**Brief**
Whenever a line of the entries below holds the string "traversal", copy that line and return it.

**Data**
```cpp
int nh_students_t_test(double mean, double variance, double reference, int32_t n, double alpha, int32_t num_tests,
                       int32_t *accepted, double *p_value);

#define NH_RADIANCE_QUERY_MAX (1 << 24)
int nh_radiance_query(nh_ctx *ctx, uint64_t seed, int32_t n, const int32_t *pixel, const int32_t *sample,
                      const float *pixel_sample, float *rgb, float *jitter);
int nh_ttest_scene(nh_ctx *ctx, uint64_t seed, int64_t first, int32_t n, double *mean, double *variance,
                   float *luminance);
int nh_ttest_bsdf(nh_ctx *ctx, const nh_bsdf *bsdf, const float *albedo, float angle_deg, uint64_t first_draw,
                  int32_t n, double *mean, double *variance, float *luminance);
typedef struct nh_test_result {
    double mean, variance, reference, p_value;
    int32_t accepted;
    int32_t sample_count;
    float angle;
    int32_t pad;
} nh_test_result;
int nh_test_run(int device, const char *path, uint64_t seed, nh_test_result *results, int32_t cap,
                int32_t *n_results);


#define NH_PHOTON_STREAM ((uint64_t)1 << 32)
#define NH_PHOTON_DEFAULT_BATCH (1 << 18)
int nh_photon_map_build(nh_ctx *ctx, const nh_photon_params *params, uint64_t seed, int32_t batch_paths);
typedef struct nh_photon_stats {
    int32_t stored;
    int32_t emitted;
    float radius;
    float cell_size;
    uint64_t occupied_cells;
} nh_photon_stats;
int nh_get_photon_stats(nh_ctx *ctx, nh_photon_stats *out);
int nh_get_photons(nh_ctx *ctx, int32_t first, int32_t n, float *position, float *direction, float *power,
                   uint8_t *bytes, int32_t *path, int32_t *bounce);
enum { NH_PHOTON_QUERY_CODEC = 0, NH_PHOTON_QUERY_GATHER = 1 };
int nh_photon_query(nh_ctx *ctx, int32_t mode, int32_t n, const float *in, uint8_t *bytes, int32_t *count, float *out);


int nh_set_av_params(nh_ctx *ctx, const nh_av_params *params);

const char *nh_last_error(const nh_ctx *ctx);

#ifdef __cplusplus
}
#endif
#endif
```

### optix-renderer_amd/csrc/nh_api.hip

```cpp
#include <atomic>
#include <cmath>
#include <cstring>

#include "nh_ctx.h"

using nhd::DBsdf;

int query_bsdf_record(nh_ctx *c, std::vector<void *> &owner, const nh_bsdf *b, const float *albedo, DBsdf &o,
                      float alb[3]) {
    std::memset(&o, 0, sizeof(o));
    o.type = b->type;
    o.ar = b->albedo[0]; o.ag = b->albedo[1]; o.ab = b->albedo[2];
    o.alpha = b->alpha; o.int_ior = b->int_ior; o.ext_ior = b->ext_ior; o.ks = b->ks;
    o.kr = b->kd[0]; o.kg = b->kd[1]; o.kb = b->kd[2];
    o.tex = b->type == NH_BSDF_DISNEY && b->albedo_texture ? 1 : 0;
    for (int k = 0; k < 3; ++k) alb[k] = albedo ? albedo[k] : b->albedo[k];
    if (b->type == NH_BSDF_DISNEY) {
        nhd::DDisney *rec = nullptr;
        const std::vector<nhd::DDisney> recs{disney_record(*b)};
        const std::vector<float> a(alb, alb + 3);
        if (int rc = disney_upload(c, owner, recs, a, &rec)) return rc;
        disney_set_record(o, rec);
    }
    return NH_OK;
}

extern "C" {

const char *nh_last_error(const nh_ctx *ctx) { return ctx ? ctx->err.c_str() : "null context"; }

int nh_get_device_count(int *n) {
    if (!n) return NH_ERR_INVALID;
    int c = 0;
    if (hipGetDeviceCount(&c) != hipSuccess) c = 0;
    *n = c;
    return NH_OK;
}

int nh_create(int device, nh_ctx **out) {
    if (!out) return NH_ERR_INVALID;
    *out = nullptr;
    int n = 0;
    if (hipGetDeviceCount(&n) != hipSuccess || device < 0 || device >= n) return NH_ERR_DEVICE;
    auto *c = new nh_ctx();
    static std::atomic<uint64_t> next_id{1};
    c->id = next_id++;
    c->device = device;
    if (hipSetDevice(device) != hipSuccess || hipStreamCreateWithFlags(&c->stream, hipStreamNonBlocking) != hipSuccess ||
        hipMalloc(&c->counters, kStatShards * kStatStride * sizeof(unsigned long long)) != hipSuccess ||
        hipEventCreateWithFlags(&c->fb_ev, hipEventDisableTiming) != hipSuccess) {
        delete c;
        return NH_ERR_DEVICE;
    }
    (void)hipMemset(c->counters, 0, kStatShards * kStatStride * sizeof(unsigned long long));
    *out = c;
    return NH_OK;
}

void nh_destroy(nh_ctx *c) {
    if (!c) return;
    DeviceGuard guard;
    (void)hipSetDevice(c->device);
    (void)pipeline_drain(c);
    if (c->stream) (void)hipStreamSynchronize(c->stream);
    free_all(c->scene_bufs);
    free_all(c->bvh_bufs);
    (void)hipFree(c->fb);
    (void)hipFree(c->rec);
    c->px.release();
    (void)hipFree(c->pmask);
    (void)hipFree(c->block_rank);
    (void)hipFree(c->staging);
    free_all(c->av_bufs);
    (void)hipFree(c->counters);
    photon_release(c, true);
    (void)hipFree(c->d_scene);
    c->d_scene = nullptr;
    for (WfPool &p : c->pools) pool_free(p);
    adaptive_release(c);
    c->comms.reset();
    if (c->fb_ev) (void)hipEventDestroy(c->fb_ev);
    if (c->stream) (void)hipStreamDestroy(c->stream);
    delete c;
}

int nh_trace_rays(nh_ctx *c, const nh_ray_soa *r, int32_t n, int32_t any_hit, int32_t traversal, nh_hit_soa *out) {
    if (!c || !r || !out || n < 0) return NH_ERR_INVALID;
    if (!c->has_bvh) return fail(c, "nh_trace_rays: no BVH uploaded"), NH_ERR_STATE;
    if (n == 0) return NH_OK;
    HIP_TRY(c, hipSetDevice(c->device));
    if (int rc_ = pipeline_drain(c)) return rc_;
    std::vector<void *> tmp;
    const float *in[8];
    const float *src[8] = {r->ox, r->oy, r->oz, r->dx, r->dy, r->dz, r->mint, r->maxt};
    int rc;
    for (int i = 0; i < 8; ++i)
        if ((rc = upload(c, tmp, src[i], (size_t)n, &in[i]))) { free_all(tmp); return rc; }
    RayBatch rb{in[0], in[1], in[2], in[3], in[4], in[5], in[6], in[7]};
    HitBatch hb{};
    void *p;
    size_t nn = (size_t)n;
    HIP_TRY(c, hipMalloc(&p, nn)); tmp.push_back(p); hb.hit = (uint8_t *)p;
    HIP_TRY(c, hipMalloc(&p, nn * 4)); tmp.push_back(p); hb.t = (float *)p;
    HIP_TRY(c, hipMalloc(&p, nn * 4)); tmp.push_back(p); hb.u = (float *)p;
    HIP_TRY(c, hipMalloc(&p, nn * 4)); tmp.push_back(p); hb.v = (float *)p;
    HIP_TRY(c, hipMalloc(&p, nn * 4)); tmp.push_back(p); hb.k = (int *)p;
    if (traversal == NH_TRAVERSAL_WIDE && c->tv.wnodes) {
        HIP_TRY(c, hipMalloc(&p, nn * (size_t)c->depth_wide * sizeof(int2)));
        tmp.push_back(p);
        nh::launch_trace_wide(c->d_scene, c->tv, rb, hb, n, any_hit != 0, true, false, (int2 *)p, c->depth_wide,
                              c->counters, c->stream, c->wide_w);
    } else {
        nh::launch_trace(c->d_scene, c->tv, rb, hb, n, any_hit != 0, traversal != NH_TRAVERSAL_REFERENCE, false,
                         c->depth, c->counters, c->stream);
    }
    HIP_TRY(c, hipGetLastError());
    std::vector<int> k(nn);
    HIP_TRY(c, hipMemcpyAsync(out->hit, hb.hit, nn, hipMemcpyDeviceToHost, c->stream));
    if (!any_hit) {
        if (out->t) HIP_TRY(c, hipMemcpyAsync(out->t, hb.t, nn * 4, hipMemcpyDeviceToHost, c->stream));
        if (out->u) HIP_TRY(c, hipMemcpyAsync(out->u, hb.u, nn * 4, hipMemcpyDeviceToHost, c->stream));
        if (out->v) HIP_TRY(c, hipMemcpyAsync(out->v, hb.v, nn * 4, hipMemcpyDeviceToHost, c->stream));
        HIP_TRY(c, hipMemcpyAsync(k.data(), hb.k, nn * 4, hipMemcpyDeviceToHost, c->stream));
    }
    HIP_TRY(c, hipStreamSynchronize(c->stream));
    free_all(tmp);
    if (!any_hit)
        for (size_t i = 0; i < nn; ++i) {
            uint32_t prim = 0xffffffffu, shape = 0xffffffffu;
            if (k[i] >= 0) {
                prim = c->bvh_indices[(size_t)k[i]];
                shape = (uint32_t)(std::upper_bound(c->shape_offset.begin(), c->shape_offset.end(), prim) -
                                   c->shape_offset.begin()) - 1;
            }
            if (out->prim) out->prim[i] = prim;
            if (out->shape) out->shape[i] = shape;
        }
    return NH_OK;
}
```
* * *
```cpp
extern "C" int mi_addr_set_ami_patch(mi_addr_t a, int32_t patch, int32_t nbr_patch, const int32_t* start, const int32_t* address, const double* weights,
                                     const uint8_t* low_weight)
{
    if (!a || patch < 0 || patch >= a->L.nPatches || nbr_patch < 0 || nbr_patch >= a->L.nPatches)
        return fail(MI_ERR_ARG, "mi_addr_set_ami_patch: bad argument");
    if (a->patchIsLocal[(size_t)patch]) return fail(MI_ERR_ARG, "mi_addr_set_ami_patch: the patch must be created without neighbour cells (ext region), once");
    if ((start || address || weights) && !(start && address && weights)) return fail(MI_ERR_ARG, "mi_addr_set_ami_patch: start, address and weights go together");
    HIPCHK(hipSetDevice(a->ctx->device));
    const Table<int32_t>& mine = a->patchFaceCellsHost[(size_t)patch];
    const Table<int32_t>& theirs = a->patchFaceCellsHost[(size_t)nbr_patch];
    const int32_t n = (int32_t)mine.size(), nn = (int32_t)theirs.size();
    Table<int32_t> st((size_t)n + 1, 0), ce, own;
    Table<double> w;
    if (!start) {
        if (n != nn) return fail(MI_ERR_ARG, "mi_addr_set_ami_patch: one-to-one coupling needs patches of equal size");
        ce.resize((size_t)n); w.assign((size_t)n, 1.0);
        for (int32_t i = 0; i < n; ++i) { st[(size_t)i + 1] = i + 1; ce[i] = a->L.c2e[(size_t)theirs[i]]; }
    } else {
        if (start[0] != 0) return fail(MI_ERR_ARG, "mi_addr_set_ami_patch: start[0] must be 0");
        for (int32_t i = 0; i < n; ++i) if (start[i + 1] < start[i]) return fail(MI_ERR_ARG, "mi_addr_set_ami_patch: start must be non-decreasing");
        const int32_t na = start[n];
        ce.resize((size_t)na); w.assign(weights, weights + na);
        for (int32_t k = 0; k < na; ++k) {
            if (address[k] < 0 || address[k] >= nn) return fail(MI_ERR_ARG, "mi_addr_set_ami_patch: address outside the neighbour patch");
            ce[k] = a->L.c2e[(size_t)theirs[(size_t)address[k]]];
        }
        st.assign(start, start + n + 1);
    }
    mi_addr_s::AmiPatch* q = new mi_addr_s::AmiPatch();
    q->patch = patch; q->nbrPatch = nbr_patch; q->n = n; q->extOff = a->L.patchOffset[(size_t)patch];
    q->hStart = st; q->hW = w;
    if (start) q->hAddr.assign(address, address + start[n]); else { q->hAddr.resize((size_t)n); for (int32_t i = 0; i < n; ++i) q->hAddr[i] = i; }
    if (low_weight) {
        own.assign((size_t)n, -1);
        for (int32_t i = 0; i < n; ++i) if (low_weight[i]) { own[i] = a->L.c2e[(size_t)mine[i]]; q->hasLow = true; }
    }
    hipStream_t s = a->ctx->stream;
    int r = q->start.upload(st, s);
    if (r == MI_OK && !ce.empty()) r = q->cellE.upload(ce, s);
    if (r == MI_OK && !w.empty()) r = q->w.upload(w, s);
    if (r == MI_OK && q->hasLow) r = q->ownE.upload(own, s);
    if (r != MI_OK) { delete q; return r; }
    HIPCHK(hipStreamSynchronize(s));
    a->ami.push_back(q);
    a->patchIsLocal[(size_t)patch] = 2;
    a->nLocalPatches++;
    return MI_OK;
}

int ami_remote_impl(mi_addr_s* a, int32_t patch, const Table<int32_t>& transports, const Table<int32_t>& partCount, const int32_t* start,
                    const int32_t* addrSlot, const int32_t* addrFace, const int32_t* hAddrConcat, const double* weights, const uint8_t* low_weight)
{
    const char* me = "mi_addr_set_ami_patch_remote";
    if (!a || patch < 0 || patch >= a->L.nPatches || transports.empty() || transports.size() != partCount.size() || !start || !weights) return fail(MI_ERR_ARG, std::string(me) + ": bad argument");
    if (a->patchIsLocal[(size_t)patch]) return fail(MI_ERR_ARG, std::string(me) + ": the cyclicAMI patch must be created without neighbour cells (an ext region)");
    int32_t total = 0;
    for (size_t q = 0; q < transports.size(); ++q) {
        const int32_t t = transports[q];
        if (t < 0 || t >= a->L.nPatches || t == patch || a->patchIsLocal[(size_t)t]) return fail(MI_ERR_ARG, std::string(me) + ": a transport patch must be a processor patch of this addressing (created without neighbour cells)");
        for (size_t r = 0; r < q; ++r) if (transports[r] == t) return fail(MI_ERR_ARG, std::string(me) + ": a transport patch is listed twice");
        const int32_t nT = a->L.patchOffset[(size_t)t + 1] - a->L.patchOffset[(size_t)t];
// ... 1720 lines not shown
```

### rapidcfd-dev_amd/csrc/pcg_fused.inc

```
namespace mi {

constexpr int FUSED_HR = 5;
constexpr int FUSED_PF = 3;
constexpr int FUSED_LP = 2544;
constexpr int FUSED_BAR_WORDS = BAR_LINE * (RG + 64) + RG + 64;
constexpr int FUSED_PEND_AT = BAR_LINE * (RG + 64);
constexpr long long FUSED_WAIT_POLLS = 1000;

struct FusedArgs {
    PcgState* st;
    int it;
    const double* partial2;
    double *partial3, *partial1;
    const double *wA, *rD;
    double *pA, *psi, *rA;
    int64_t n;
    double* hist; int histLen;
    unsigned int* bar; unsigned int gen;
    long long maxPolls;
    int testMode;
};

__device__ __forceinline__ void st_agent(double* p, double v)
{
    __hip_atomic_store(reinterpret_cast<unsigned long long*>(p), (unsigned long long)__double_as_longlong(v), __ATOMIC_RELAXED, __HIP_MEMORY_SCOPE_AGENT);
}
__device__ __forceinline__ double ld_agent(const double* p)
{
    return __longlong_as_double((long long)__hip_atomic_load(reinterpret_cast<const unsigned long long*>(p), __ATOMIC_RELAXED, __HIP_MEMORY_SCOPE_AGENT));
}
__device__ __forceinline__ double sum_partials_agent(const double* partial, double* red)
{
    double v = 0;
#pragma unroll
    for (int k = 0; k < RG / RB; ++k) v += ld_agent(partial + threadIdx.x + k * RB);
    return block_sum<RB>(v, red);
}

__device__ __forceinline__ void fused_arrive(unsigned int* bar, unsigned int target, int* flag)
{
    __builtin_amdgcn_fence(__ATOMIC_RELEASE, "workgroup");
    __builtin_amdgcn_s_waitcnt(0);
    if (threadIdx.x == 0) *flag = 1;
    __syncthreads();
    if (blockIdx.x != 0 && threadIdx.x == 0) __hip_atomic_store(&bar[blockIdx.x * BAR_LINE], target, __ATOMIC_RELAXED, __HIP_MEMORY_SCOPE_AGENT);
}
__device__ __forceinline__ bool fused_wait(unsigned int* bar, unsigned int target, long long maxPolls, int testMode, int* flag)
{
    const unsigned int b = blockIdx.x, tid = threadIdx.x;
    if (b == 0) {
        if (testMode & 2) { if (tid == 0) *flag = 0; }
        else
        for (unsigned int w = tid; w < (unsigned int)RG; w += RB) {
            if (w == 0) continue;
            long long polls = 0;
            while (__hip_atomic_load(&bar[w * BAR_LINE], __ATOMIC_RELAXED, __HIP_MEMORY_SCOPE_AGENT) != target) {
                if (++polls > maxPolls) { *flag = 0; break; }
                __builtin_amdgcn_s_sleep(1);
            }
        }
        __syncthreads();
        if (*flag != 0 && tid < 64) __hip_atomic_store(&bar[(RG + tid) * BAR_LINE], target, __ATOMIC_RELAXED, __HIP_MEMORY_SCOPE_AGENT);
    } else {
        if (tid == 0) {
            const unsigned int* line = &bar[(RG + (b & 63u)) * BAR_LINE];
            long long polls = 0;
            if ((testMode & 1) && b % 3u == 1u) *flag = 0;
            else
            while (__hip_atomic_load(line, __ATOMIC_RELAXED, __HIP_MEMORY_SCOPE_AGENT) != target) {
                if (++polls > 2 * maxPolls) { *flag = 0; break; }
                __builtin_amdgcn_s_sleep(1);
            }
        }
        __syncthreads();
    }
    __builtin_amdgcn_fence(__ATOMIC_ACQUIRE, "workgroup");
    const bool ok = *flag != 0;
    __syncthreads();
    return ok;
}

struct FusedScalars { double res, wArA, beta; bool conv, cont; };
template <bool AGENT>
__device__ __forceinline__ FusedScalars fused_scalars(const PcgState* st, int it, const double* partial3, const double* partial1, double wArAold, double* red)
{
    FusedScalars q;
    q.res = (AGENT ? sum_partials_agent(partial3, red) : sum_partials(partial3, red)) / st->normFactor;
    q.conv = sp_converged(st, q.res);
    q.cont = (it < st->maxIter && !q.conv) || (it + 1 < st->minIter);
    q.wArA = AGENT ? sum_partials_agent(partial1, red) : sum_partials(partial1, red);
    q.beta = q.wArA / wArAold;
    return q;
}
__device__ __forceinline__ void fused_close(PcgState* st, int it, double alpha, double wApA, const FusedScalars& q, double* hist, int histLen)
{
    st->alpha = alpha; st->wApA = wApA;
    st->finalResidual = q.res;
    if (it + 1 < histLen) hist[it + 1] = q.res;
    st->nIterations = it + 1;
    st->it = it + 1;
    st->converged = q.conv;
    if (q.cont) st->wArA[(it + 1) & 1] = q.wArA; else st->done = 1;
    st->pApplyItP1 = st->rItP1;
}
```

**Exercise response**
int nh_trace_rays(nh_ctx *c, const nh_ray_soa *r, int32_t n, int32_t any_hit, int32_t traversal, nh_hit_soa *out) {
    if (traversal == NH_TRAVERSAL_WIDE && c->tv.wnodes) {
        nh::launch_trace(c->d_scene, c->tv, rb, hb, n, any_hit != 0, traversal != NH_TRAVERSAL_REFERENCE, false,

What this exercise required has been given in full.